Recent substantial advancements in generative AI and the ability to run models in commodity hardware via quantisation and compression open doors to applicability in broader domains such as root cause analysis (RCA) and anomaly detection [1].
The applicability of large language models (LLMs) in RCA has been broadly researched recently [2]. The evolution of generative artificial intelligence (GenAI) constitutes a turning point in reshaping the future of technology in various aspects [3]. Multiple venues have been explored to get optimal results such as:
-
prompting and augmentation for calibrated confidence estimation with GPT-4 on cloud incident root cause analysis (PACE-LM) [4], and
-
cloud RCA by autonomous agents with Tool-Augmented LLMs (RCAgent) in [3].
Another major cause of issues in the networking field can be software vulnerabilities which can have profound consequences, even though we use traditional methods like automated software testing, fault localisation, and repair to address them. However, statistical analysis tools have a high rate of false positives. LLMs like FalconLLM[5] offer a promising solution to these ongoing issues. Furthermore HuntGPT, a special intrusion detection dashboard applying a Random Forest classifier using the KDD99 dataset, integrating XAI frameworks like SHAP and Lime for user-friendly and intuitive model interaction, combined with a GPT-3.5 Turbo, delivers threats in an understandable format [6].
In addition, a specific study envisions a future where RCA follows anomaly detection, unravelling the underlying triggers of anomalies (LogLAB) [7]. On the other hand, major contributions in building a foundation model and a dataset for evaluation of the Telecom Domain have been made by the Technology Innovation Institute producing the Falcon LLM and TeleQnA [8]. Also, multiple challenges have been addressed and improved upon previous iterations of open LLMs (GPT-J, OPT [9], and BLOOM [10]).

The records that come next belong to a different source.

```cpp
template <class EPI>
__device__ __forceinline__ void kloop(const Args& g, char* smem, EPI&& epi) {
  const int lane = threadIdx.x & 63;
  const int wave = __builtin_amdgcn_readfirstlane(threadIdx.x >> 6);
  const int wr = wave >> 2, wc = wave & 3;
  const unsigned lds0 = (unsigned)(uintptr_t)(__attribute__((address_space(3))) char*)smem;
  const int nk = g.nk;
  const int nmine = (g.ntiles - (int)blockIdx.x + (int)gridDim.x - 1) / (int)gridDim.x;
  if (nmine <= 0) return;

  auto tile_coords = [&](int it, int& tm, int& tn) {
    gemm_tile_coords(xcd_contiguous((int)(blockIdx.x + it * gridDim.x), g.ntiles), g.tiles_m, g.tiles_n, g.gm, tm, tn);
  };

  constexpr int PIECES = 2;
  const char* ab[2];
  const char* wb[2];
  unsigned aoff[2];
#pragma unroll
  for (int e = 0; e < 2; ++e) {
    const int rho = (wave * PIECES + e) * 8 + (lane >> 3), c = (lane & 7) ^ ((rho >> 1) & 7);
    aoff[e] = (unsigned)(((rho >> 6) * 128 + (rho & 63) - 8 * e) * g.a_row_bytes + c * 16);
  }
  const unsigned wvoff = lane * 16;
  auto a_base = [&](int tm, int s) { return g.A + ((int64_t)tm * BM + s * 64) * g.a_row_bytes; };
  auto w_base = [&](int tn, int s) { return g.W + w_region_offset(tn, 0, s, nk); };
  auto stage_a = [&](auto s_t, auto buf_t) {
    constexpr int s = decltype(s_t)::value, buf = decltype(buf_t)::value;
    if (wave >= 0) {
      const unsigned dst = __builtin_amdgcn_readfirstlane(lds0 + buf * BUF + (s ? OFF_A1 : OFF_A0) + wave * PIECES * 1024);
#pragma unroll
      for (int i = 0; i < PIECES; ++i) dma_s(ab[s] + (int64_t)(8 * i) * g.a_row_bytes, aoff[i], dst + i * 1024);
    }
    ab[s] += 128;
  };
  auto stage_b = [&](auto s_t, auto buf_t) {
    constexpr int s = decltype(s_t)::value, buf = decltype(buf_t)::value;
    if (wave >= 0) {
      const unsigned dst = __builtin_amdgcn_readfirstlane(lds0 + buf * BUF + (s ? OFF_B1 : OFF_B0) + wave * PIECES * 1024);
#pragma unroll
      for (int i = 0; i < PIECES; ++i) dma_s(wb[s] + (wave * PIECES + i) * 1024, wvoff, dst + i * 1024);
    }
    wb[s] += 2 * REGION;
  };
  auto vmw = [&](auto n_t) { vmwait<decltype(n_t)::value * PIECES>(); };
  using R5 = std::integral_constant<int, 5>; using R4 = std::integral_constant<int, 4>;
  using I0 = std::integral_constant<int, 0>; using I1 = std::integral_constant<int, 1>;

  unsigned aaddr[4], baddr[4];
#pragma unroll
  for (int x = 0; x < 4; ++x) {
    const int r16 = lane & 15, f16 = (r16 >> 1) & 7, kq = lane >> 4, chunk = x < 2 ? 4 * x + kq : 2 * kq + (x - 2);
    aaddr[x] = lds0 + (x < 2 ? 0 : BUF) + (wr * 64 + r16) * 128 + ((chunk ^ f16) << 4);
    baddr[x] = lds0 + (x < 2 ? 0 : BUF) + (wc * 32 + r16) * 128 + ((chunk ^ f16) << 4);
  }
  auto read_a = [&](auto s_t, FragA& a, auto par_t) {
    constexpr int base = decltype(s_t)::value ? OFF_A1 : OFF_A0, par = decltype(par_t)::value;
    static_for<4>([&](auto x_t) {
      constexpr int x = decltype(x_t)::value, ai = 2 * par + (x & 1);
      a.v[0][x] = dsr<base + (x >> 1) * 2048>(aaddr[ai]); a.v[1][x] = dsr<base + 4096 + (x >> 1) * 2048>(aaddr[ai]);
    });
  };
  auto read_b = [&](auto s_t, FragB& b, auto par_t) {
    constexpr int base = decltype(s_t)::value ? OFF_B1 : OFF_B0, par = decltype(par_t)::value;
    static_for<4>([&](auto x_t) {
      constexpr int x = decltype(x_t)::value;
      b.v[x] = dsr<base + (x >> 1) * 2048>(baddr[2 * par + (x & 1)]);
    });
  };

  Acc accs;
  auto& acc = accs.t;
  auto zero_acc = [&]() {
#pragma unroll
    for (int i = 0; i < 8; ++i)
#pragma unroll
      for (int j = 0; j < 4; ++j) acc[i][j] = (f32x4){};
  };
  auto mma = [&](auto sa_t, auto sb_t, const FragA& a, const FragB& b, auto par_t) {
    constexpr int sa = decltype(sa_t)::value, sb = decltype(sb_t)::value, par = decltype(par_t)::value;
    __builtin_amdgcn_sched_barrier(0);
    __builtin_amdgcn_s_setprio(1);
    if constexpr (par == 1) {
#pragma unroll
      for (int rt = 0; rt < 4; ++rt)
#pragma unroll
        for (int ct = 0; ct < 2; ++ct)
          mfma_y(acc[4 * sa + rt][2 * sb + ct], a.v[rt >> 1][(rt & 1) * 2], a.v[rt >> 1][(rt & 1) * 2 + 1], b.v[ct * 2], b.v[ct * 2 + 1]);
    } else {
#pragma unroll
      for (int ks = 0; ks < 2; ++ks)
#pragma unroll
        for (int rt = 0; rt < 4; ++rt)
#pragma unroll
          for (int ct = 0; ct < 2; ++ct)
            acc[4 * sa + rt][2 * sb + ct] = mfma16<true>(a.v[rt >> 1][(rt & 1) * 2 + ks], b.v[ct * 2 + ks], acc[4 * sa + rt][2 * sb + ct]);
    }
#pragma unroll
    for (int rt = 0; rt < 4; ++rt) asm volatile("" : "+v"(acc[4 * sa + rt][2 * sb]), "+v"(acc[4 * sa + rt][2 * sb + 1]));
    __builtin_amdgcn_s_setprio(0);
    __builtin_amdgcn_sched_barrier(0);
  };
  auto bar = [&]() { __builtin_amdgcn_s_barrier(); };

  int tm, tn, tm1, tn1;
  tile_coords(0, tm, tn);
  tile_coords(nmine > 1 ? 1 : 0, tm1, tn1);
  ab[0] = a_base(tm, 0); ab[1] = a_base(tm, 1); wb[0] = w_base(tn, 0); wb[1] = w_base(tn, 1);

  stage_b(I0{}, I0{}); stage_a(I0{}, I0{}); stage_b(I1{}, I0{}); stage_a(I1{}, I0{});
  stage_b(I0{}, I1{}); stage_a(I0{}, I1{});
  vmw(R4{});
  bar();

  FragA ra; FragB rba, rbb;
  auto pair = [&](auto last_t) {
    constexpr bool LAST = decltype(last_t)::value;
    read_a(I0{}, ra, I0{}); stage_a(I1{}, I1{}); vmw(R5{}); bar();
    lgkm0(); tie(ra); tie(rba); mma(I0{}, I0{}, ra, rba, I0{}); bar();
    if constexpr (LAST) wb[0] = w_base(tn1, 0);
    read_b(I1{}, rbb, I0{}); stage_b(I0{}, I0{}); vmw(R5{}); bar();
    lgkm0(); tie(rbb); mma(I0{}, I1{}, ra, rbb, I0{}); bar();
    if constexpr (LAST) ab[0] = a_base(tm1, 0);
    read_a(I1{}, ra, I0{}); stage_a(I0{}, I0{}); vmw(R5{}); bar();
    lgkm0(); tie(ra); mma(I1{}, I1{}, ra, rbb, I0{}); bar();
    if constexpr (LAST) wb[1] = w_base(tn1, 1);
    read_b(I0{}, rbb, I1{}); stage_b(I1{}, I0{}); vmw(R4{}); bar();
    mma(I1{}, I0{}, ra, rba, I0{}); bar();
    if constexpr (LAST) ab[1] = a_base(tm1, 1);
    read_a(I0{}, ra, I1{}); stage_a(I1{}, I0{}); vmw(R5{}); bar();
    lgkm0(); tie(ra); tie(rbb); mma(I0{}, I0{}, ra, rbb, I1{}); bar();
    read_b(I1{}, rba, I1{}); stage_b(I0{}, I1{}); vmw(R5{}); bar();
    lgkm0(); tie(rba); mma(I0{}, I1{}, ra, rba, I1{}); bar();
    read_a(I1{}, ra, I1{}); stage_a(I0{}, I1{}); vmw(R5{}); bar();
    lgkm0(); tie(ra); mma(I1{}, I1{}, ra, rba, I1{}); bar();
    if constexpr (!LAST) { read_b(I0{}, rba, I0{}); stage_b(I1{}, I1{}); }
    vmw(R4{}); bar();
    mma(I1{}, I0{}, ra, rbb, I1{}); bar();
  };

  for (int it = 0; it < nmine; ++it) {
    zero_acc();
    if (wr == 1) bar();
    read_b(I0{}, rba, I0{});
    stage_b(I1{}, I1{});
    for (int kp = 2; kp < nk; kp += 2) pair(std::false_type{});
    pair(std::true_type{});
    if (wr == 0) bar();
    epi(tm, tn, accs);
    tm = tm1; tn = tn1;
    tile_coords(it + 2 < nmine ? it + 2 : nmine - 1, tm1, tn1);
    lgkm0();
    bar();
  }
  vmwait<0>();
}

}
```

These contributions have immensely helped democratise access to capabilities of powerful models which exhibit human-like operation on tasks such as the operation of telco or data centre networks.

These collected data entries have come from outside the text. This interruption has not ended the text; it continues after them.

extern "C" int mbx_bn_bwd_rows_pooled(int N, int H, int W, int C) {
  if (N <= 0 || H <= 0 || W <= 0 || C <= 0 || C % 8 || C > 2048) return MBX_ERR_INVALID_ARG;
  return bn_bwd_geom((long long)N * ((H + 1) / 2) * ((W + 1) / 2), C).rows;
}

extern "C" int mbx_bn_bwd_reduce_pooled(const void* gy, int64_t gy_img_stride, int ld_gy, const uint8_t* argmax, int N, int H,
                                        int W, int Ho, int Wo, int relu, const void* y, int C, const float* mean,
                                        const float* rstd, const float* beta, float* partial, mbx_stream_t stream) {
  PoolSrc ps;
  int st = pool_src_ok(gy, ld_gy, argmax, N, H, W, Ho, Wo, C, ps, gy_img_stride);
  if (st != MBX_OK) return st;
  if (!y || !al16(y) || !mean || !rstd || (relu && !beta) || !partial || C > 2048) return MBX_ERR_INVALID_ARG;
  const long long Mb = (long long)N * ps.Hb * ps.Wb;
  const BnBwdGeom g = bn_bwd_geom(Mb, C);
  MBX_ENTER();
  const size_t lds = (size_t)g.rows_per_iter * g.C8 * 16 * sizeof(float);
  if (relu)
    hipLaunchKernelGGL(bn_bwd_reduce_pool_kernel<true>, dim3(g.rows), dim3(kT), lds, mbx_s(stream), ps, (cus)y, Mb, C, mean, rstd,
                       beta, g.rows_per_iter, g.rpb, partial);
  else
    hipLaunchKernelGGL(bn_bwd_reduce_pool_kernel<false>, dim3(g.rows), dim3(kT), lds, mbx_s(stream), ps, (cus)y, Mb, C, mean, rstd,
                       beta, g.rows_per_iter, g.rpb, partial);
  MBX_LAUNCH_CHECK();
  return MBX_OK;
}

extern "C" int mbx_bn_bwd_apply_pooled(const void* gy, int64_t gy_img_stride, int ld_gy, const uint8_t* argmax, int N, int H,
                                       int W, int Ho, int Wo, int relu, const void* y, int C, const float* mean,
                                       const float* rstd, const float* beta, const float* m12, void* dy, mbx_stream_t stream) {
  PoolSrc ps;
  int st = pool_src_ok(gy, ld_gy, argmax, N, H, W, Ho, Wo, C, ps, gy_img_stride);
  if (st != MBX_OK) return st;
  if (!y || !al16(y) || !mean || !rstd || (relu && !beta) || !m12 || !dy || !al16(dy)) return MBX_ERR_INVALID_ARG;
  const long long M = (long long)N * H * W, Mb = (long long)N * ps.Hb * ps.Wb;
  MBX_ENTER();
  if (relu)
    hipLaunchKernelGGL(bn_bwd_apply_pool_kernel<true>, dim3(grid_for(Mb * (C / 8))), dim3(kT), 0, mbx_s(stream), ps, (cus)y, Mb, C, M,
                       mean, rstd, beta, m12, (us)dy);
  else
    hipLaunchKernelGGL(bn_bwd_apply_pool_kernel<false>, dim3(grid_for(Mb * (C / 8))), dim3(kT), 0, mbx_s(stream), ps, (cus)y, Mb, C, M,
                       mean, rstd, beta, m12, (us)dy);
  MBX_LAUNCH_CHECK();
  return MBX_OK;
}

extern "C" int mbx_avgpool_fwd(const void* x, int64_t xs, int ldx, int N, int H, int W, int C, int k, int pad, void* y,
                               int64_t ys, int ldy, int Ho, int Wo, mbx_stream_t stream) {
  if (!pool_args_ok(x, ldx, y, ldy, N, H, W, C, k, Ho, Wo) || pad < 0 || pad >= k) return MBX_ERR_INVALID_ARG;
  if (Ho != H + 2 * pad - k + 1 || Wo != W + 2 * pad - k + 1) return MBX_ERR_INVALID_ARG;
  MBX_ENTER();
  hipLaunchKernelGGL(avgpool_fwd_kernel, dim3(grid_for((long long)N * Ho * Wo * (C / 8))), dim3(kT), 0, mbx_s(stream),
                     (cus)x, (long long)xs, ldx, N, H, W, C, k, pad, (us)y, (long long)ys, ldy, Ho, Wo);
  MBX_LAUNCH_CHECK();
  return MBX_OK;
}

extern "C" int mbx_avgpool_bwd(const void* dy, int64_t dys, int ld_dy, int N, int H, int W, int C, int k, int pad, int Ho,
                               int Wo, void* dx, int64_t dxs, int ld_dx, int accumulate, mbx_stream_t stream) {
  if (!pool_args_ok(dy, ld_dy, dx, ld_dx, N, H, W, C, k, Ho, Wo) || pad < 0 || pad >= k) return MBX_ERR_INVALID_ARG;
  MBX_ENTER();
  hipLaunchKernelGGL(avgpool_bwd_kernel, dim3(grid_for((long long)N * H * W * (C / 8))), dim3(kT), 0, mbx_s(stream),
                     (cus)dy, (long long)dys, ld_dy, N, H, W, C, k, pad, Ho, Wo, (us)dx, (long long)dxs, ld_dx, accumulate);
  MBX_LAUNCH_CHECK();
  return MBX_OK;
}

extern "C" int mbx_relu_mask(void* g, int ld_g, const void* a, int ld_a, int64_t M, int C, mbx_stream_t stream) {
  if (!g || !a || M <= 0 || C <= 0 || C % 8 || ld_g % 8 || ld_a % 8 || !al16(g) || !al16(a)) return MBX_ERR_INVALID_ARG;
  MBX_ENTER();
  hipLaunchKernelGGL(relu_mask_kernel, dim3(grid_for(M * (C / 8))), dim3(kT), 0, mbx_s(stream), (us)g, ld_g, (cus)a, ld_a,
                     (long long)M, C);
  MBX_LAUNCH_CHECK();
  return MBX_OK;
}

extern "C" int mbx_pack_input(const float* img, int64_t pixels, void* out, mbx_stream_t stream) {
  if (!img || !out || pixels <= 0 || !al16(out)) return MBX_ERR_INVALID_ARG;
  MBX_ENTER();
  hipLaunchKernelGGL(pack_input_kernel, dim3(grid_for(pixels)), dim3(kT), 0, mbx_s(stream), img, (long long)pixels, (us)out);
  MBX_LAUNCH_CHECK();
  return MBX_OK;
}

extern "C" int mbx_head_gather(const float* h, int ld_h, int N, int cells, int k, int P, int off, float* locs,
                               float* logits, mbx_stream_t stream) {
  if (!h || !locs || !logits || N <= 0 || cells <= 0 || k <= 0 || ld_h < 5 * k || off < 0 || off + cells * k > P)
    return MBX_ERR_INVALID_ARG;
  MBX_ENTER();
  hipLaunchKernelGGL(head_gather_kernel, dim3(grid_for((long long)N * cells * k)), dim3(kT), 0, mbx_s(stream), h, ld_h, N,
                     cells, k, P, off, locs, logits);
  MBX_LAUNCH_CHECK();
  return MBX_OK;
}

extern "C" int mbx_head_scatter(const float* d_locs, const float* d_logits, int N, int cells, int k, int P, int off, void* g,
                                int ld_g, mbx_stream_t stream) {
  if (!d_locs || !d_logits || !g || N <= 0 || cells <= 0 || k <= 0 || ld_g < 5 * k || off < 0 || off + cells * k > P)
    return MBX_ERR_INVALID_ARG;
  MBX_ENTER();
  hipLaunchKernelGGL(head_scatter_kernel, dim3(grid_for((long long)N * cells * ld_g)), dim3(kT), 0, mbx_s(stream), d_locs,
                     d_logits, N, cells, k, P, off, (us)g, ld_g);
  MBX_LAUNCH_CHECK();
  return MBX_OK;
}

Although LLMs are trained on gigantic datasets (600B tokens) such as RefinedWeb [11] consisting of sources such as Books, Conversations, Research papers, and Code they still generate incorrect recommendations [2]. These incorrect recommendations can prolong the time the engineer needs to diagnose the issue.
To enhance the relevance and accuracy of the LLM results, the Retrieval-augmented generation (RAG) [12] is used to retrieve past incidents, historical knowledge, and various relevant sources for troubleshooting the current issue [3]. The RAG framework provides different retrieval and augmentation approaches based on input information types, such as voice, audio, text, or knowledge graph [13]. These approaches are primarily categorized as naive, advanced, and modular [12].
The most basic approach is naïve RAG which consists of indexing, retrieval, and generation from frozen LLM. Several stages are mentioned in [12] that help enhance the semantic representation mainly they are listed as chunk optimization, fine-tuning embedding models, query rewriting, fine-tuning retrievers, embedding transformation, information compression, and re-ranking. These paradigms independently help in improving different metrics of RAG such as Retrieval Quality (Hit Rate, MRR, and NDCG) and generation Quality (faithfulness, relevance, and non-harmfulness [12]. The final step is evaluating these metrics through different automatic evaluation frameworks that have been developed, like RAGAS in [14] and ARES in [15].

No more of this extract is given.